Internally, many in the US really do big B Believe in Truth, Justice and The American Way. The report will run into cognitive dissonance via obfuscation ("they've got it wrong in various ways we're not going to be specific about so you can disregard the report in whole, trust us, we're here to protect you from evil doers!") and special pleading ("but we only did it to bad guys!") with most clutching any straw to avoid admitting there was wrongdoing. Plenty don't Believe, but they will likely already know about waterboarding and have seen Abu Ghraib pictures etc

 

In Europe it may appal some but it is likely that they already knew about it.
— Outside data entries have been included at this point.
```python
class _MixerLayer(torch.autograd.Function):

    @staticmethod
    def forward(ctx, E, weight, bias, g, b, dropmask, eps):
        E = E.contiguous()
        Y, Mout, which, mu, rstd = hip_ext().mixer_fwd(
            E, weight, bias, g, b, dropmask, eps)
        ctx.save_for_backward(E, weight, g, which, Mout, mu, rstd,
                              *([dropmask] if dropmask is not None else []))
        ctx.has_mask = dropmask is not None
        return Y

    @staticmethod
    def backward(ctx, dY):
        if ctx.has_mask:
            E, weight, g, which, Mout, mu, rstd, dropmask = ctx.saved_tensors
        else:
            E, weight, g, which, Mout, mu, rstd = ctx.saved_tensors
            dropmask = None
        dY = dY.contiguous()
        dPre, dE, dg32, db32, dbias32 = hip_ext().mixer_bwd_fused(
            dY, dropmask, Mout, g, mu, rstd, which, weight)
        dW = mm_dw_chunked(dPre, E)
        return (dE, dW, dbias32.to(dY.dtype), dg32.to(dY.dtype),
                db32.to(dY.dtype), None, None)


def mixer_layer(E, weight, bias, g, b, dropmask=None, eps: float = 1e-5):
    return _MixerLayer.apply(E, weight, bias, g, b, dropmask, eps)


def _mixer_composed() -> bool:
    mode = os.environ.get("SRX_MIXER", "")
    if mode not in ("", "composed"):
        raise ValueError(f"SRX_MIXER={mode!r}: expected 'composed' or unset")
    return mode == "composed"
# ... 271 lines not shown
```

spacy_ray_amd/ops/kernels/srx_ext.hip:

```cpp
#include <torch/extension.h>
#include <ATen/cuda/CUDAContext.h>

#include <mutex>
#include <unordered_map>
#include <utility>
#include <vector>

#include "srx_common.hip.h"
#include "srx_elementwise.hip.h"
#include "srx_embed_parser.hip.h"
#include "srx_softmax_reduce.hip.h"
#include "srx_mwe.hip.h"
#include "srx_mixer.hip.h"
#include "srx_staticvec.hip.h"
#include "srx_floret.hip.h"
#include "srx_vecloss.hip.h"
#include "srx_activations.hip.h"
#include "srx_attn.hip.h"

namespace {

constexpr int kBlock = 256;

inline int grid_for(long total, int per_thread = 1) {
  long blocks = (total + (long)kBlock * per_thread - 1) / ((long)kBlock * per_thread);
  return (int)std::min<long>(blocks, 16384);
}

inline void check_dev(const at::Tensor& t) {
  TORCH_CHECK(t.is_cuda(), "expected a GPU tensor");
  TORCH_CHECK(t.is_contiguous(), "expected contiguous");
}

#define DISPATCH_F(dtype, ...)                                        \
  if ((dtype) == at::kFloat) {                                        \
    using scalar_t = float;                                           \
    constexpr int kVec = 4;                                           \
    __VA_ARGS__;                                                      \
  } else if ((dtype) == at::kBFloat16) {                              \
    using scalar_t = bf16_t;                                          \
    constexpr int kVec = 8;                                           \
    __VA_ARGS__;                                                      \
  } else {                                                            \
    TORCH_CHECK(false, "unsupported dtype (need f32 or bf16)");       \
  }
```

It won't shift the politicians who pretty much definitively knew about it and in some cases actively encouraged and helped in it, that would require actual principles rather than smug rhetorical constructions about how much better we really are than other people. Anyone in power taking an actual stand against the US? Don't make me laugh. Peons with inconvenient beliefs can be safely ignored, as always.

 

In the Middle East there won't be much reaction, most of the governments are US clients and most of the populations already knew about it anyway- much like Collateral Murder it may shock some softie western types who live in a bubble of self satisfaction and propaganda, but the people there already know about it and have a generally low opinion already.

 

In the wider context there will be little reaction beyond some posturing. What are they going to do, apply sanctions? Send the US to the ICC? Yeah right... Worst they'll get is precisely what they've already got, some po faced Chinese diplomat who is rampantly trollfacing internally telling the US to live up to international norms and expectations and how very disappointed they are that the US are actually a bunch of despicable quasi Gestapo torturers who torture, oh the humanity.

 

There should be consequences of course, the US already established that the punishment for waterboarding was execution seventy years ago when Japanese were executed for torturing US servicemen via waterboarding. There should be consequences for the lies and obfuscation. But there won't be. Instead the same people who believe in torture and that freezing prisoners to death is legal will get more powers to 'protect' their citizens from the evil doers while wilfully disregarding laws that are supposed to protect their citizens from them. Then people will wonder why police think they can shoot people with impunity, why politicians think they can imprison journalists to extort inconvenient sources from them and force ever more restrictive 'anti terror' laws, internet censorship etc upon people.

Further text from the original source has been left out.